BEGIN

# google/vizier

Hardware: NVIDIA H100
Metric: GP-UCB candidates scored/sec (higher is better)
Workload: dtype f64

## Files before the change

vizier_b200/csrc/async.cuh:

```cuda
#pragma once
#include <cuda.h>
#include <stdint.h>

namespace vzgp {

__device__ __forceinline__ void cp_async16(void* smem_dst, const void* gsrc, bool valid) {
  const unsigned s = static_cast<unsigned>(__cvta_generic_to_shared(smem_dst));
  const int sz = valid ? 16 : 0;
  asm volatile("cp.async.cg.shared.global [%0], [%1], 16, %2;\n" ::"r"(s), "l"(gsrc), "r"(sz) : "memory");
}
__device__ __forceinline__ void cp_async_commit() { asm volatile("cp.async.commit_group;\n" ::: "memory"); }
template <int N>
__device__ __forceinline__ void cp_async_wait() {
  asm volatile("cp.async.wait_group %0;\n" ::"n"(N) : "memory");
}
__device__ __forceinline__ unsigned smem_u32(const void* p) { return static_cast<unsigned>(__cvta_generic_to_shared(p)); }
__device__ __forceinline__ void mbar_init(uint64_t* bar, unsigned count) {
  asm volatile("mbarrier.init.shared::cta.b64 [%0], %1;\n" ::"r"(smem_u32(bar)), "r"(count) : "memory");
}
__device__ __forceinline__ void mbar_expect_tx(uint64_t* bar, unsigned bytes) {
  asm volatile("mbarrier.arrive.expect_tx.shared::cta.b64 _, [%0], %1;\n" ::"r"(smem_u32(bar)), "r"(bytes) : "memory");
}
__device__ __forceinline__ void mbar_wait(uint64_t* bar, unsigned parity) {
  unsigned ok;
  do {
    asm volatile(
        "{\n.reg .pred p;\nmbarrier.try_wait.parity.shared::cta.b64 p, [%1], %2;\nselp.u32 %0, 1, 0, p;\n}\n"
        : "=r"(ok)
        : "r"(smem_u32(bar)), "r"(parity)
        : "memory");
  } while (!ok);
}
__device__ __forceinline__ void tma_load_2d(void* smem_dst, const CUtensorMap* map, int c0, int c1, uint64_t* bar) {
  asm volatile(
      "cp.async.bulk.tensor.2d.shared::cluster.global.mbarrier::complete_tx::bytes [%0], [%1, {%2, %3}], [%4];\n" ::"r"(smem_u32(smem_dst)),
      "l"(reinterpret_cast<uint64_t>(map)), "r"(c0), "r"(c1), "r"(smem_u32(bar))
      : "memory");
}
__device__ __forceinline__ void fence_proxy_async() { asm volatile("fence.proxy.async;\n" ::: "memory"); }

__device__ __forceinline__ unsigned cluster_ctarank() {
  unsigned r;
  asm volatile("mov.u32 %0, %%cluster_ctarank;\n" : "=r"(r));
  return r;
}
__device__ __forceinline__ unsigned cluster_nctarank() {
  unsigned r;
  asm volatile("mov.u32 %0, %%cluster_nctarank;\n" : "=r"(r));
  return r;
}
__device__ __forceinline__ void cluster_sync() {
  asm volatile("barrier.cluster.arrive.release;\nbarrier.cluster.wait.acquire;\n" ::: "memory");
}
__device__ __forceinline__ void mbar_arrive_cluster(const uint64_t* bar, unsigned rank) {
  asm volatile(
      "{\n.reg .b32 ra;\nmapa.shared::cluster.u32 ra, %0, %1;\nmbarrier.arrive.shared::cluster.b64 _, [ra];\n}\n" ::"r"(
          smem_u32(bar)),
      "r"(rank)
      : "memory");
}
__device__ __forceinline__ void tma_load_2d_multicast(void* smem_dst, const CUtensorMap* map, int c0, int c1, uint64_t* bar,
                                                      uint16_t cta_mask) {
  asm volatile(
      "cp.async.bulk.tensor.2d.shared::cluster.global.mbarrier::complete_tx::bytes.multicast::cluster [%0], [%1, {%2, %3}], [%4], %5;\n" ::"r"(
          smem_u32(smem_dst)),
      "l"(reinterpret_cast<uint64_t>(map)), "r"(c0), "r"(c1), "r"(smem_u32(bar)), "h"(cta_mask)
      : "memory");
}


}
```

vizier_b200/csrc/score.cu:

```cuda
#include <cuda.h>

#include <climits>
#include <cstring>
#include <map>
#include <mutex>
#include <tuple>

#include "launchers.h"
#include "matern_fast.cuh"
#include "score_small.cuh"
#include "topk_merge.cuh"
#include "tiles.cuh"

namespace vzgp {

using GP1 = GemmCfg<64, 64, 16, 4, 4>;
constexpr int kThreads = 256;
constexpr int kBlockThreads = 288;
static_assert(GP1::kThreads == kThreads, "phase 1 maps one d2 block to every math thread");

constexpr int kBN = 128;
constexpr int kBK = 32;
constexpr int kStages = 4;
__host__ __device__ constexpr int pair_pos(int r) { return (((r >> 4) * 8 + (r & 7)) << 1) | ((r >> 3) & 1); }
__host__ __device__ constexpr int pair_row(int pos) { return ((pos >> 4) << 4) + ((pos >> 1) & 7) + ((pos & 1) << 3); }
static_assert(pair_row(pair_pos(13)) == 13 && pair_row(pair_pos(58)) == 58 && pair_pos(8) == 1, "pair order round trip");
constexpr int kABox = (kTM / 2) * 16;
constexpr int kBHalf = kBN * 16;
constexpr int kStageDoubles = 4 * kABox + 2 * kBHalf;
constexpr unsigned kStageBytes = kStageDoubles * sizeof(double);
constexpr int kCluster = 2;
constexpr int kBPieces = kCluster < 2 ? 2 : kCluster;
constexpr int kBPieceRows = 2 * kBN / kBPieces;
static_assert(kBPieces % 2 == 0 && kBN % (kBPieces / 2) == 0, "B pieces tile the two halves of a stage");

#ifdef VZ_SCORE_TIMING
constexpr int kScoreCounters = 11;
__device__ unsigned long long g_score_t[kScoreCounters];
#define VZ_ST(...) __VA_ARGS__
#else
#define VZ_ST(...)
#endif

template <bool WITH_LINF, bool GENERIC>
__global__ void __launch_bounds__(kBlockThreads, 1) k_score(const __grid_constant__ ScoreArgs a) {
  extern __shared__ double smem_raw[];
  double* smem = smem_raw + (((1024u - (static_cast<unsigned>(__cvta_generic_to_shared(smem_raw)) & 1023u)) & 1023u) >> 3);
  constexpr int LD = kLD1;
  const int dc = a.kp.dc, dk = a.kp.dk, np = a.np;
  double* ring = smem;
  double* sa = ring;
  double* sb = sa + dc * LD;
  double* s_alpha = ring + (kStages * kStageDoubles > 3 * kMaxDc * kLD1 ? kStages * kStageDoubles : 3 * kMaxDc * kLD1);
  double* s_mu = s_alpha + 128;
  double* s_linf = s_mu + 64;
  double* s_rowsq = s_linf + 64;
  uint64_t* full_bar = reinterpret_cast<uint64_t*>(s_rowsq + 256);
  uint64_t* empty_bar = full_bar + kStages;
  int32_t* za = reinterpret_cast<int32_t*>(full_bar + 8);
  int32_t* zb = za + dk * LD;
  uint8_t* s_mask = reinterpret_cast<uint8_t*>(zb + dk * LD);

  const int tid = threadIdx.x, lane = tid & 31, warp = tid >> 5;
  const int ty = tid / 16, tx = tid % 16;
  const int wm = warp & 1, wn = warp >> 1;
  const int fr = lane >> 2, fk = lane & 3;
  const int pr = ((fr & 1) << 2) | (fr >> 1);
  double* scr = a.scratch + (size_t)blockIdx.x * kTM * np;
  const unsigned crank = cluster_ctarank(), ncta = cluster_nctarank();
  auto tile_gate = [&]() { if (ncta > 1) cluster_sync(); else __syncthreads(); };
  if (tid < kMaxDc) s_mask[tid] = a.tr.mask[tid];
  if (tid == 0) {
    for (int s = 0; s < kStages; ++s) { mbar_init(full_bar + s, 1); mbar_init(empty_bar + s, ncta * (kThreads / 32)); }
    asm volatile("fence.mbarrier_init.release.cluster;\n" ::: "memory");
  }
  tile_gate();
  int clamped = 0;
  unsigned slab_n = 0;
  const bool is_producer = warp == kThreads / 32;
  auto consumer_sync = [&]() { asm volatile("bar.sync 1, %0;\n" ::"n"(kThreads) : "memory"); };
  VZ_ST(long long t_p1 = 0, t_gate = 0, t_p2 = 0, t_tile = 0, t_wait = 0, w_tile = 0, n_tiles = 0;)
  VZ_ST(long long t_d2 = 0, t_mat = 0, t_st = 0, t_sync = 0;)

  const int ntiles = (a.M + kTM - 1) / kTM;
  const int nblocks = (np + kBN - 1) / kBN;
  const int nsplit = a.nsplit;
  const double* XTs = a.XT;
  const double* XTu = a.XT + (size_t)dc * np;

  for (int w0 = blockIdx.x - crank; w0 < ntiles * nsplit; w0 += gridDim.x) {
    const int work = w0 + crank;
    const int tile = work / nsplit, split = work - tile * nsplit;
    const int m0 = tile * kTM;
    const int nq = (nsplit == 1) ? nblocks : ((split == nblocks - 1 - split) ? 1 : 2);
    auto block_of = [&](int q) { return (nsplit == 1) ? q : (q == 0 ? split : nblocks - 1 - split); };
    auto slabs_in = [&](int jb) { int kend = (jb + 1) * kBN; if (kend > np) kend = np; return kend / kBK; };
    if (is_producer) {
      tile_gate();
      VZ_ST(w_tile = 0;)
      if (lane == 0) {
        const uint16_t cmask = (uint16_t)((1u << ncta) - 1u);
        for (int q = 0; q < nq; ++q) {
          const int jb = block_of(q), nsl = slabs_in(jb);
          for (int ks = 0; ks < nsl; ++ks) {
            const int stage = slab_n % kStages;
            VZ_ST(const long long t0 = clock64();)
            mbar_wait(empty_bar + stage, ((slab_n / kStages) & 1) ^ 1);
            VZ_ST(w_tile += clock64() - t0;)
            double* base = ring + stage * kStageDoubles;
            const int k0 = ks * kBK;
            mbar_expect_tx(full_bar + stage, kStageBytes);
            for (int h = 0; h < 4; ++h)
              tma_load_2d(base + h * kABox, &a.mapA, 2 * k0 + 16 * h, (int)blockIdx.x * (kTM / 2), full_bar + stage);
            for (int p = (int)crank; p < kBPieces; p += (int)ncta) {
              const int half = p / (kBPieces / 2), r0 = (p % (kBPieces / 2)) * kBPieceRows;
              double* dst = base + 4 * kABox + half * kBHalf + r0 * 16;
              if (ncta > 1) tma_load_2d_multicast(dst, &a.mapB, k0 + 16 * half, jb * kBN + r0, full_bar + stage, cmask);
              else tma_load_2d(dst, &a.mapB, k0 + 16 * half, jb * kBN + r0, full_bar + stage);
            }
            ++slab_n;
          }
        }
      }
      __syncwarp();
      VZ_ST(if (m0 < a.M) t_wait += w_tile;)
      continue;
    }
    VZ_ST(const long long t_tile0 = clock64(); w_tile = 0;)
    consumer_sync();
    for (int e = tid; e < kTM * dc; e += kThreads) {
      const int r = e / dc, d = e - r * dc;
      const int gr = m0 + r;
      const double v = gr < a.M ? __ldg(a.Xs + (size_t)gr * dc + d) : 0.0;
      sa[d * LD + pair_pos(r)] = WITH_LINF ? v : v * a.kp.inv_ls_c[d];
    }
    if (dk > 0) stage_rows_T_i32(a.Zs, a.M, dk, m0, kTM, za, LD, kThreads);

    auto stage_trials = [&](int jb, int buf) {
      double* dst = sb + buf * dc * LD;
      const double* src = WITH_LINF ? XTu : XTs;
      for (int c = tid; c < dc * 32; c += kThreads) {
        const int d = c >> 5, q = c & 31;
        cp_async16(dst + d * LD + q * 2, src + (size_t)d * np + jb * 64 + q * 2, true);
      }
      if (tid < 32) cp_async16(s_alpha + buf * 64 + tid * 2, a.alpha + jb * 64 + tid * 2, true);
    };
    double mu_part[4], lmin[4];
#pragma unroll
    for (int i = 0; i < 4; ++i) { mu_part[i] = 0.0; lmin[i] = INFINITY; }
    const int nj = np / 64;
    stage_trials(0, 0);
    cp_async_commit();
    for (int jb = 0; jb < nj; ++jb) {
      VZ_ST(long long tc = clock64();)
      const int buf = jb & 1;
      if (jb + 1 < nj) stage_trials(jb + 1, buf ^ 1);
      cp_async_commit();
      cp_async_wait<1>();
      consumer_sync();
      if (dk > 0) {
        stage_rows_T_i32(a.Z, np, dk, jb * 64, 64, zb, LD, kThreads);
        consumer_sync();
      }
      VZ_ST(t_sync += clock64() - tc; tc = clock64();)
      const double* sbj = sb + buf * dc * LD;
      const double* alj = s_alpha + buf * 64;
      double d2[4][4], lf[4][4];
#pragma unroll
      for (int i = 0; i < 4; ++i)
#pragma unroll
        for (int j = 0; j < 4; ++j) { d2[i][j] = 0.0; lf[i][j] = 0.0; }
      for (int d = 0; d < dc; ++d) {
        const double2 a0 = *reinterpret_cast<const double2*>(sa + d * LD + GP1::row_of(ty, 0));
        const double2 a1 = *reinterpret_cast<const double2*>(sa + d * LD + GP1::row_of(ty, 2));
        const double2 b0 = *reinterpret_cast<const double2*>(sbj + d * LD + GP1::col_of(tx, 0));
        const double2 b1 = *reinterpret_cast<const double2*>(sbj + d * LD + GP1::col_of(tx, 2));
        const double aa[4] = {a0.x, a0.y, a1.x, a1.y}, bb[4] = {b0.x, b0.y, b1.x, b1.y};
        if (WITH_LINF) {
          const double w = a.kp.inv_ls2_c[d];
          const bool in_tr = s_mask[d] != 0;
#pragma unroll
          for (int i = 0; i < 4; ++i)
#pragma unroll
            for (int j = 0; j < 4; ++j) {
              const double df = aa[i] - bb[j];
              d2[i][j] = fma(df * df, w, d2[i][j]);
              if (in_tr) lf[i][j] = fmax(lf[i][j], fabs(df));
            }
        } else {
#pragma unroll
          for (int i = 0; i < 4; ++i)
#pragma unroll
            for (int j = 0; j < 4; ++j) {
              const double df = aa[i] - bb[j];
              d2[i][j] = fma(df, df, d2[i][j]);
            }
        }
      }
      for (int k = 0; k < dk; ++k) {
        const double w = a.kp.inv_ls2_k[k];
#pragma unroll
        for (int i = 0; i < 4; ++i) {
          const int avz = za[k * LD + pair_row(GP1::row_of(ty, i))];
#pragma unroll
          for (int j = 0; j < 4; ++j) d2[i][j] += (avz != zb[k * LD + GP1::col_of(tx, j)]) ? w : 0.0;
        }
      }
      VZ_ST(t_d2 += clock64() - tc; tc = clock64();)
      if (WITH_LINF) {
#pragma unroll
        for (int i = 0; i < 4; ++i)
#pragma unroll
          for (int j = 0; j < 4; ++j)
            if ((jb * 64 + GP1::col_of(tx, j)) < a.tr.rows) lmin[i] = fmin(lmin[i], lf[i][j]);
      }
      double kv[4][4];
#pragma unroll
      for (int i = 0; i < 4; ++i)
#pragma unroll
        for (int j = 0; j < 4; ++j) kv[i][j] = matern52_fast(d2[i][j], a.kp.sf2);
#pragma unroll
      for (int i = 0; i < 4; ++i)
#pragma unroll
        for (int j = 0; j < 4; ++j) {
          const int cj = GP1::col_of(tx, j);
          kv[i][j] = (jb * 64 + cj) < a.n_valid ? kv[i][j] : 0.0;
          mu_part[i] = fma(kv[i][j], alj[cj], mu_part[i]);
        }
      VZ_ST(t_mat += clock64() - tc; tc = clock64();)
#pragma unroll
      for (int ip = 0; ip < 2; ++ip) {
        double* dst = scr + (size_t)(GP1::row_of(ty, 2 * ip) >> 1) * (2 * np) + 2 * jb * 64;
#pragma unroll
        for (int j = 0; j < 4; ++j)
          *reinterpret_cast<double2*>(dst + 2 * GP1::col_of(tx, j)) = make_double2(kv[2 * ip][j], kv[2 * ip + 1][j]);
      }
      VZ_ST(t_st += clock64() - tc;)
      VZ_ST(tc = clock64();)
      consumer_sync();
      VZ_ST(t_sync += clock64() - tc;)
    }
    cp_async_wait<0>();
#pragma unroll
    for (int i = 0; i < 4; ++i) {
#pragma unroll
      for (int o = 8; o > 0; o >>= 1) {
        mu_part[i] += __shfl_xor_sync(0xffffffffu, mu_part[i], o);
        if (WITH_LINF) lmin[i] = fmin(lmin[i], __shfl_xor_sync(0xffffffffu, lmin[i], o));
      }
      if (tx == 0) {
        s_mu[pair_row(GP1::row_of(ty, i))] = mu_part[i];
        s_linf[pair_row(GP1::row_of(ty, i))] = lmin[i];
      }
    }
    fence_proxy_async();
    VZ_ST(const long long t1 = clock64();)
    tile_gate();
    VZ_ST(const long long t2 = clock64();)

    double rowsq[2][2] = {{0.0, 0.0}, {0.0, 0.0}};
    for (int q = 0; q < nq; ++q) {
      const int jb = block_of(q);
      double acc[2][2][4][2];
#pragma unroll
      for (int mf = 0; mf < 2; ++mf)
#pragma unroll
        for (int f = 0; f < 2; ++f)
#pragma unroll
          for (int g = 0; g < 4; ++g) { acc[mf][f][g][0] = 0.0; acc[mf][f][g][1] = 0.0; }
      const int nsl = slabs_in(jb);
      const int col_base = jb * kBN + wn * 32;
      for (int ks = 0; ks < nsl; ++ks) {
        const int stage = slab_n % kStages;
        VZ_ST(const long long tw = clock64();)
        mbar_wait(full_bar + stage, (slab_n / kStages) & 1);
        VZ_ST(w_tile += clock64() - tw;)
        ++slab_n;
        const double* stg = ring + stage * kStageDoubles;
        const double* Arow0 = stg + (wm * 16 + fr) * 16;
        const double* Brow0 = stg + 4 * kABox + (wn * 32 + pr) * 16;
        const int k0 = ks * kBK;
        auto group = [&](int h, bool diag) {
          const int co = ((((h & 1) * 4 + fk) ^ pr) * 2);
          auto live = [&](int g) { return !(diag && g < h); };
          double2 b[4];
#pragma unroll
          for (int g = 0; g < 4; ++g)
            if (live(g)) b[g] = *reinterpret_cast<const double2*>(Brow0 + (h >> 1) * kBHalf + g * 8 * 16 + co);
#pragma unroll
          for (int mf = 0; mf < 2; ++mf) {
            const double* Ah = Arow0 + h * kABox + mf * 8 * 16;
            const double2 a01 = *reinterpret_cast<const double2*>(Ah + (((2 * fk) ^ fr) * 2));
            const double2 a23 = *reinterpret_cast<const double2*>(Ah + (((2 * fk + 1) ^ fr) * 2));
#pragma unroll
            for (int g = 0; g < 4; ++g)
              if (live(g))
                dmma_16x8x8(acc[mf][0][g][0], acc[mf][0][g][1], acc[mf][1][g][0], acc[mf][1][g][1],
                            a01.x, a01.y, a23.x, a23.y, b[g].x, b[g].y);
          }
        };
        if (k0 < col_base) {
#pragma unroll 1
          for (int h = 0; h < 4; ++h) group(h, false);
        } else if (k0 == col_base) {
#pragma unroll 1
          for (int h = 0; h < 4; ++h) group(h, true);
        }
        __syncwarp();
        if ((unsigned)lane < ncta) mbar_arrive_cluster(empty_bar + stage, lane);
      }
#pragma unroll
      for (int mf = 0; mf < 2; ++mf)
#pragma unroll
        for (int f = 0; f < 2; ++f)
#pragma unroll
          for (int g = 0; g < 4; ++g) {
            rowsq[mf][f] = fma(acc[mf][f][g][0], acc[mf][f][g][0], rowsq[mf][f]);
            rowsq[mf][f] = fma(acc[mf][f][g][1], acc[mf][f][g][1], rowsq[mf][f]);
          }
    }
    VZ_ST(const long long t3 = clock64();)
    cp_async_wait<0>();
#pragma unroll
    for (int mf = 0; mf < 2; ++mf)
#pragma unroll
      for (int f = 0; f < 2; ++f) {
        rowsq[mf][f] += __shfl_xor_sync(0xffffffffu, rowsq[mf][f], 1);
        rowsq[mf][f] += __shfl_xor_sync(0xffffffffu, rowsq[mf][f], 2);
        if (fk == 0) s_rowsq[wn * 64 + wm * 32 + mf * 16 + f * 8 + fr] = rowsq[mf][f];
      }
    consumer_sync();
    if (tid < kTM) {
      const int r = tid, m = m0 + r;
      if (m < a.M) {
        const double rs = (s_rowsq[r] + s_rowsq[64 + r]) + (s_rowsq[128 + r] + s_rowsq[192 + r]);
        if (nsplit == 1) {
          emit_score<GENERIC>(a, m, rs, s_mu[r], s_linf[r], clamped);
        } else {
          a.part[(size_t)split * a.mpad + m] = rs;
          if (split == 0) {
            a.part[(size_t)nsplit * a.mpad + m] = s_mu[r];
            a.part[(size_t)(nsplit + 1) * a.mpad + m] = s_linf[r];
          }
        }
      }
    }
    VZ_ST(if (m0 < a.M) { t_p1 += t1 - t_tile0; t_gate += t2 - t1; t_p2 += t3 - t2; t_tile += clock64() - t_tile0; t_wait += w_tile; ++n_tiles; })
  }
  if (clamped) atomicAdd(a.clamp_count, clamped);
#ifdef VZ_SCORE_TIMING
  if (lane == 0) {
    if (is_producer) {
      atomicAdd(&g_score_t[6], (unsigned long long)t_wait);
    } else {
      atomicAdd(&g_score_t[5], (unsigned long long)t_wait);
      if (warp == 0) {
        atomicAdd(&g_score_t[0], (unsigned long long)n_tiles);
        atomicAdd(&g_score_t[1], (unsigned long long)t_p1);
        atomicAdd(&g_score_t[2], (unsigned long long)t_p2);
        atomicAdd(&g_score_t[3], (unsigned long long)t_gate);
        atomicAdd(&g_score_t[4], (unsigned long long)t_tile);
        atomicAdd(&g_score_t[7], (unsigned long long)t_d2);
        atomicAdd(&g_score_t[8], (unsigned long long)t_mat);
        atomicAdd(&g_score_t[9], (unsigned long long)t_st);
        atomicAdd(&g_score_t[10], (unsigned long long)t_sync);
      }
    }
  }
#endif
  if (ncta > 1) cluster_sync();
}
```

END

Extract all lines of the records above that include "kBPieceRows".

constexpr int kBPieceRows = 2 * kBN / kBPieces;
              const int half = p / (kBPieces / 2), r0 = (p % (kBPieces / 2)) * kBPieceRows;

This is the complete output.